In May 2006 and 2007, the WCO and the OECD held two joint international conferences on transfer pricing and customs valuation of related party transactions. The common objective of the two organisations was to provide a platform for public and private sector representatives to collectively explore, and attempt to advance, the issues identified and to encourage global coordinated efforts among business and governments, tax experts and customs specialists.
At those conferences, two schools of thought emerged on the desirability and feasibility of having converging standards for transfer pricing and customs valuation systems. The first was made up of those who viewed convergence of rules as highly desirable and largely feasible, pointing out that a credibility question does arise if two arms of the same Ministry can come up with different answers to virtually the same question (what is the arm’s-length / fair value for a transaction?), and that the current situation results in greater compliance costs for businesses which must follow and document two sets of rules and greater enforcement costs for governments which must develop and maintain two types of expertise (i.e. have customs specialists and transfer pricing experts examine the same transactions at different points in time and in light of two different standards).
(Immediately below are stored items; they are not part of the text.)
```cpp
XentLayout xent_layout(const at::Tensor& logits, const at::Tensor& target) {
  TORCH_CHECK(logits.is_cuda(), "xent: logits must be a GPU tensor");
  TORCH_CHECK(logits.scalar_type() == at::kFloat ||
                  logits.scalar_type() == at::kBFloat16,
              "xent: logits must be float32 or bfloat16");
  TORCH_CHECK(logits.dim() >= 2, "xent: logits must be (P, C) or (N, C, d1, ...)");
  TORCH_CHECK(target.device() == logits.device(),
              "xent: target must be on ", logits.device());
  TORCH_CHECK(target.scalar_type() == at::kLong, "xent: target must be int64");
  TORCH_CHECK(target.is_contiguous(), "xent: target must be contiguous");
  TORCH_CHECK(target.dim() == logits.dim() - 1 &&
                  target.size(0) == logits.size(0),
              "xent: target must have the logits' shape without the class dim");
  for (int64_t d = 2; d < logits.dim(); ++d)
    TORCH_CHECK(target.size(d - 1) == logits.size(d),
                "xent: target must have the logits' shape without the class dim");
  TORCH_CHECK(logits.size(1) >= 1 && logits.size(1) < (1L << 24),
              "xent: bad class count");
  XentLayout l;
  l.C = (int)logits.size(1);
  l.P = target.numel();
  l.S = 1;
  bool rows;
  if (logits.dim() == 2) {
    TORCH_CHECK(logits.is_contiguous(), "xent: 2-D logits must be contiguous");
    rows = true;
  } else if (logits.is_contiguous()) {
    rows = false;
    for (int64_t d = 2; d < logits.dim(); ++d) l.S *= logits.size(d);
  } else {
    TORCH_CHECK(logits.dim() == 4 &&
                    logits.is_contiguous(at::MemoryFormat::ChannelsLast),
                "xent: N-D logits must be contiguous or 4-D channels_last");
    rows = true;
  }
  l.family = rows ? (l.C >= 64 ? XENT_ROWS : XENT_TILE) : XENT_STRIDED;
  return l;
}

void xent_check_rowvec(const at::Tensor& t, const at::Tensor& logits, long P,
                       const char* name) {
  TORCH_CHECK(t.device() == logits.device() && t.scalar_type() == at::kFloat &&
                  t.is_contiguous() && t.numel() == P,
// ... 136 lines not shown
  TORCH_CHECK(p.scalar_type() == at::kFloat, "sgd_step expects fp32 params");
  tfosr_sgd_step(p.data_ptr<float>(), g.data_ptr<float>(), m.data_ptr<float>(),
                 (float)lr, (float)mu, (float)wd, nesterov, p.numel(),
                 cur_stream());
}

at::Tensor gemm_bt(at::Tensor a, at::Tensor b, bool out_bf16) {
  TORCH_CHECK(a.dim() == 2 && b.dim() == 2 && a.size(1) == b.size(1),
              "gemm_bt: A[M,K], B[N,K]");
  TORCH_CHECK(a.scalar_type() == at::kBFloat16 && b.scalar_type() == at::kBFloat16);
  int M = a.size(0), N = b.size(0), K = a.size(1);
  if (K % 32 != 0) {
    int Kp = (K + 31) / 32 * 32;
    auto ap = at::zeros({M, Kp}, a.options());
    auto bp = at::zeros({N, Kp}, b.options());
    ap.narrow(1, 0, K).copy_(a);
    bp.narrow(1, 0, K).copy_(b);
    a = ap; b = bp; K = Kp;
  }
  a = a.contiguous();
  b = b.contiguous();
  auto out = at::empty({M, N}, a.options().dtype(out_bf16 ? at::kBFloat16
                                                          : at::kFloat));
  tfosr_gemm_bt(a.data_ptr(), b.data_ptr(), out.data_ptr(), out_bf16, M, N, K,
                cur_stream());
  return out;
}

at::Tensor gemm_bf16(at::Tensor a, at::Tensor b) {
  return gemm_bt(a, b.t().contiguous(), false);
}

at::Tensor mfma_probe(at::Tensor a, at::Tensor b) {
  TORCH_CHECK(a.sizes() == at::IntArrayRef({64, 8}) &&
              b.sizes() == at::IntArrayRef({64, 8}));
  auto c = at::empty({64, 4}, a.options().dtype(at::kFloat));
  tfosr_mfma_probe(a.contiguous().data_ptr<short>(),
                   b.contiguous().data_ptr<short>(), c.data_ptr<float>(),
                   cur_stream());
  return c;
}

}

#define TFOSR_API_VERSION 6

static constexpr long kMaxTapReach = 1L << 20;

PYBIND11_MODULE(TORCH_EXTENSION_NAME, m) {
  m.def("api_version", []() { return TFOSR_API_VERSION; });
  m.def("bn_fwd_train", &bn_fwd_train);
  m.def("bn_fwd_eval", &bn_fwd_eval);
  m.def("bn_bwd", &bn_bwd);
  m.def("softmax_xent_fwd", &softmax_xent_fwd);
  m.def("softmax_xent_bwd", &softmax_xent_bwd);
  m.def("xent_dense_fwd", &xent_dense_fwd, py::arg("logits"), py::arg("target"),
        py::arg("ignore_index") = -100, py::arg("label_smoothing") = 0.0,
        py::arg("reduction") = 0, py::arg("max_grid") = 0);
  m.def("xent_dense_bwd", &xent_dense_bwd, py::arg("logits"), py::arg("lse"),
        py::arg("target"), py::arg("gout"), py::arg("nvalid") = py::none(),
        py::arg("ignore_index") = -100, py::arg("label_smoothing") = 0.0,
        py::arg("reduction") = 0, py::arg("max_grid") = 0);
  m.def("nhwc_pack", &nhwc_pack);
  m.def("sgd_step", &sgd_step);
  m.def("adam_step", [](at::Tensor p, at::Tensor g, at::Tensor m, at::Tensor v,
                        double lr, double b1, double b2, double eps, double wd,
                        long step, bool decoupled) {
    TORCH_CHECK(p.scalar_type() == at::kFloat);
    tfosr_adam_step(p.data_ptr<float>(), g.data_ptr<float>(),
                    m.data_ptr<float>(), v.data_ptr<float>(), lr, b1, b2, eps,
                    wd, (int)step, decoupled, p.numel(), cur_stream());
  });
  m.def("gemm_bt", &gemm_bt, py::arg("a"), py::arg("b"), py::arg("out_bf16") = false);
  m.def("gemm_bf16", &gemm_bf16);
  m.def("mfma_probe", &mfma_probe);
  m.def("maxpool_fwd", [](at::Tensor x, long K, long S, long P) {
    TORCH_CHECK(x.dim() == 4 && x.is_contiguous(at::MemoryFormat::ChannelsLast),
                "maxpool_fwd expects channels_last");
    int N = x.size(0), C = x.size(1), H = x.size(2), W = x.size(3);
    int OH = (H + 2 * P - K) / S + 1, OW = (W + 2 * P - K) / S + 1;
    TORCH_CHECK(C % (x.scalar_type() == at::kBFloat16 ? 8 : 4) == 0);
    auto y = at::empty({N, C, OH, OW}, x.options(),
                       at::MemoryFormat::ChannelsLast);
    auto idx = at::empty({N, OH, OW, C}, x.options().dtype(at::kByte));
    tfosr_maxpool_fwd(x.data_ptr(), y.data_ptr(), idx.data_ptr<unsigned char>(),
                      x.scalar_type() == at::kBFloat16, N, C, H, W, OH, OW,
                      K, S, P, cur_stream());
    return std::vector<at::Tensor>{y, idx};
  });
  m.def("conv3x3_fwd", [](at::Tensor x, at::Tensor w9, long Cout, long S,
                          long P) {
    TORCH_CHECK(x.dim() == 4 && x.is_contiguous(at::MemoryFormat::ChannelsLast),
                "conv3x3_fwd expects channels_last input");
    TORCH_CHECK(x.scalar_type() == at::kBFloat16 &&
                w9.scalar_type() == at::kBFloat16);
    int N = x.size(0), Cin = x.size(1), H = x.size(2), W = x.size(3);
    TORCH_CHECK(Cin % 32 == 0, "conv3x3 requires Cin % 32 == 0");
    TORCH_CHECK(w9.size(1) == 9 * Cin);
    int OH = (H + 2 * P - 3) / S + 1, OW = (W + 2 * P - 3) / S + 1;
    auto y = at::empty({N, Cout, OH, OW}, x.options(),
                       at::MemoryFormat::ChannelsLast);
    auto guard = at::zeros({64}, x.options());
    tfosr_conv3x3(x.data_ptr(), w9.contiguous().data_ptr(), guard.data_ptr(),
                  y.data_ptr(), 1, N, H, W, Cin, Cout, OH, OW,
                  S, P, cur_stream());
    return y;
// ... 230 lines not shown
```

### csrc/bn_relu.hip

```cpp
#include "tfosr_common.h"

typedef unsigned int u32;


template <typename T>
struct VecIO;

template <>
struct VecIO<bf16_t> {
  static constexpr int V = 8;
  using vec_t = s8v;
  __device__ static void load(const bf16_t* p, float* out) {
    vec_t v = *(const vec_t*)p;
    #pragma unroll
    for (int j = 0; j < 8; ++j) {
      union { short s; bf16_t b; } u;
      u.s = v[j];
      out[j] = (float)u.b;
    }
  }
  __device__ static void store(bf16_t* p, const float* in) {
    vec_t v;
    #pragma unroll
    for (int j = 0; j < 8; ++j) {
// ... 183 lines not shown
}

__global__ void bwd_stats_merge(const float* __restrict__ partials, int nblocks,
                                u32 C, float* __restrict__ dg,
                                float* __restrict__ db) {
  __shared__ float scratch[8];
  const u32 c = blockIdx.x;
  float sg = 0.f, sb = 0.f;
  for (int b = threadIdx.x; b < nblocks; b += blockDim.x) {
    sg += partials[(size_t)b * 2 * C + c];
    sb += partials[(size_t)b * 2 * C + C + c];
  }
  sg = block_sum<256>(sg, scratch);
  __syncthreads();
  sb = block_sum<256>(sb, scratch);
  if (threadIdx.x == 0) {
    dg[c] = sg;
    db[c] = sb;
  }
}

template <typename T, bool RELU>
__global__ void bwd_dx_fast(const T* __restrict__ x, const T* __restrict__ dy,
                            const unsigned char* __restrict__ mask,
                            T* __restrict__ dx,
                            const float* __restrict__ mean,
                            const float* __restrict__ rstd,
                            const float* __restrict__ w,
                            const float* __restrict__ dg,
                            const float* __restrict__ db,
                            u32 nvec, u32 C, float invM) {
  constexpr int V = VecIO<T>::V;
  const u32 c0 = channel_slot<V>(C);
  float sc[V], mu[V], rs[V], dgm[V], dbm[V], xv[V], dv[V];
  #pragma unroll
  for (int j = 0; j < V; ++j) {
    mu[j] = mean[c0 + j]; rs[j] = rstd[c0 + j];
    sc[j] = w[c0 + j] * rs[j];
    dgm[j] = dg[c0 + j] * invM;
    dbm[j] = db[c0 + j] * invM;
  }
  const u32 stride = gridDim.x * blockDim.x;
  for (u32 i = blockIdx.x * blockDim.x + threadIdx.x; i < nvec; i += stride) {
    VecIO<T>::load(x + (size_t)i * V, xv);
    VecIO<T>::load(dy + (size_t)i * V, dv);
    unsigned char m = RELU ? mask[i] : 0;
    #pragma unroll
    for (int j = 0; j < V; ++j) {
      float g = RELU ? (((m >> j) & 1) ? dv[j] : 0.f) : dv[j];
      float xhat = (xv[j] - mu[j]) * rs[j];
      dv[j] = sc[j] * (g - dbm[j] - xhat * dgm[j]);
    }
    VecIO<T>::store(dx + (size_t)i * V, dv);
  }
}


#define TFOSR_BN_CHUNK 4096

template <bool NHWC>
__device__ __forceinline__ long pixel_index(long m, int c, int C, long HW) {
  return NHWC ? m * C + c : ((m / HW) * C + c) * HW + m % HW;
}

static inline dim3 generic_red_grid(long M, int C) {
  long chunks = (M + TFOSR_BN_CHUNK - 1) / TFOSR_BN_CHUNK;
  if (chunks > 1024) chunks = 1024;
  return dim3((unsigned)C, (unsigned)(chunks > 0 ? chunks : 1));
}

template <typename T, bool NHWC>
__global__ void stats_generic(const T* __restrict__ x, float* __restrict__ ws,
                              long M, int C, long HW) {
  __shared__ float scratch[8];
  __shared__ float shift;
  const int c = blockIdx.x;
  if (threadIdx.x == 0)
    shift = channel_shift(x, c, C, HW, NHWC,
                          M < TFOSR_BN_SHIFT_PIXELS ? (int)M : TFOSR_BN_SHIFT_PIXELS);
  __syncthreads();
  const float k = shift;
  float s = 0.f, q = 0.f;
  for (long m0 = (long)blockIdx.y * TFOSR_BN_CHUNK; m0 < M;
       m0 += (long)gridDim.y * TFOSR_BN_CHUNK) {
    const long m1 = m0 + TFOSR_BN_CHUNK < M ? m0 + TFOSR_BN_CHUNK : M;
    for (long m = m0 + threadIdx.x; m < m1; m += blockDim.x) {
      float d = (float)x[pixel_index<NHWC>(m, c, C, HW)] - k;
      s += d;
      q += d * d;
    }
  }
  s = block_sum<256>(s, scratch);
  __syncthreads();
  q = block_sum<256>(q, scratch);
  if (threadIdx.x == 0) {
    atomicAdd(&ws[c], s);
    atomicAdd(&ws[C + c], q);
  }
}

template <typename T, bool NHWC, bool RELU, bool ADD>
__global__ void bn_apply_generic(const T* __restrict__ x, const T* __restrict__ res,
                                 T* __restrict__ y,
                                 const float* __restrict__ mean,
                                 const float* __restrict__ rstd,
                                 const float* __restrict__ w,
// ... 208 lines not shown
                   else { if (wg) BS_GEN(bf16_t, true, false, true); else BS_GEN(bf16_t, true, false, false); } }
    else { if (relu) { if (wg) BS_GEN(bf16_t, false, true, true); else BS_GEN(bf16_t, false, true, false); }
           else { if (wg) BS_GEN(bf16_t, false, false, true); else BS_GEN(bf16_t, false, false, false); } }
  } else {
    if (is_nhwc) { if (relu) { if (wg) BS_GEN(float, true, true, true); else BS_GEN(float, true, true, false); }
                   else { if (wg) BS_GEN(float, true, false, true); else BS_GEN(float, true, false, false); } }
    else { if (relu) { if (wg) BS_GEN(float, false, true, true); else BS_GEN(float, false, true, false); }
           else { if (wg) BS_GEN(float, false, false, true); else BS_GEN(float, false, false, false); } }
  }
#undef BS_GEN
}

void tfosr_bn_bwd_merge(const float* partials, int nb, float* dg, float* db,
                        int C, hipStream_t s) {
  hipLaunchKernelGGL(bwd_stats_merge, dim3(C), dim3(256), 0, s,
                     partials, nb > 0 ? nb : 1, (u32)C, dg, db);
}

void tfosr_bn_bwd_dx(const void* x, const void* dy, const void* y,
                     const unsigned char* mask,
                     const float* mean, const float* rstd, const float* w,
                     const float* dg, const float* db, void* dx, int is_bf16,
                     int is_nhwc, int relu, long total, int C, long HW,
                     hipStream_t s) {
  const float invM = 1.f / (float)(total / C);
  int vec = is_bf16 ? 8 : 4;
  if (fast_ok(is_nhwc, total, C, vec)) {
    u32 nvec = (u32)(total / vec);
    int grid = fast_grid(nvec, grid_quantum(C, vec));
#define DX_FAST(T, R) \
    hipLaunchKernelGGL((bwd_dx_fast<T, R>), dim3(grid), dim3(256), 0, s, \
                       (const T*)x, (const T*)dy, mask, (T*)dx, \
                       mean, rstd, w, dg, db, nvec, (u32)C, invM)
    if (is_bf16) { if (relu) DX_FAST(bf16_t, true); else DX_FAST(bf16_t, false); }
    else { if (relu) DX_FAST(float, true); else DX_FAST(float, false); }
#undef DX_FAST
    return;
  }
  int grid = tfosr_grid(total, 256);
#define DX_GEN(T, L, R) \
  hipLaunchKernelGGL((bwd_dx_generic<T, L, R>), dim3(grid), dim3(256), 0, s, \
                     (const T*)x, (const T*)dy, (const T*)y, (T*)dx, \
                     mean, rstd, w, dg, db, total, C, HW, invM)
  if (is_bf16) {
    if (is_nhwc) { if (relu) DX_GEN(bf16_t, true, true); else DX_GEN(bf16_t, true, false); }
    else { if (relu) DX_GEN(bf16_t, false, true); else DX_GEN(bf16_t, false, false); }
  } else {
    if (is_nhwc) { if (relu) DX_GEN(float, true, true); else DX_GEN(float, true, false); }
    else { if (relu) DX_GEN(float, false, true); else DX_GEN(float, false, false); }
  }
#undef DX_GEN
}

}
```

Those who are more cautious about convergence point out that the two systems are grounded in different theoretical principles (direct versus indirect tax systems) and fear that convergence could be more costly than the status quo. Concerns were also raised about the capacity of administrations in developing economies to deal with transfer pricing issues and with possible changes in customs valuation rules or enforcement. In effect, developing economies are often more dependent on customs than on direct tax revenues, and many of them are still experiencing difficulties in the application of the basic provisions of the WTO Agreement.
Looking to the next step
As a follow-up to the joint WCO-OECD conferences, four areas for possible further work were identified:
1) Examination of the interaction between the valuation methods used by customs and revenue authorities.
2) Provision of greater certainty for business, e.g. though the development of joint rulings and of more effective dispute resolution mechanisms covering both direct taxes and customs duties.
3) Achieving greater consistency in the transfer pricing and customs documentation compliance and better flows of information between tax authorities and customs authorities.
4) Improving the administrative capacity of tax and customs departments and reviewing the experience of countries that have merged or demerged their customs, VAT and direct tax departments.
Much remains to be done between direct and indirect taxes; other areas – corporate law and regulatory rules for example – also require that multi-national enterprises continue to pay attention to the valuation of related party transactions. Today’s world is not global in all respects.
The author would like to thank Mr Liu Ping from the World Customs Organisation for his contribution to this article.
This article expresses the views of its author and not necessarily the views of the OECD or of its members.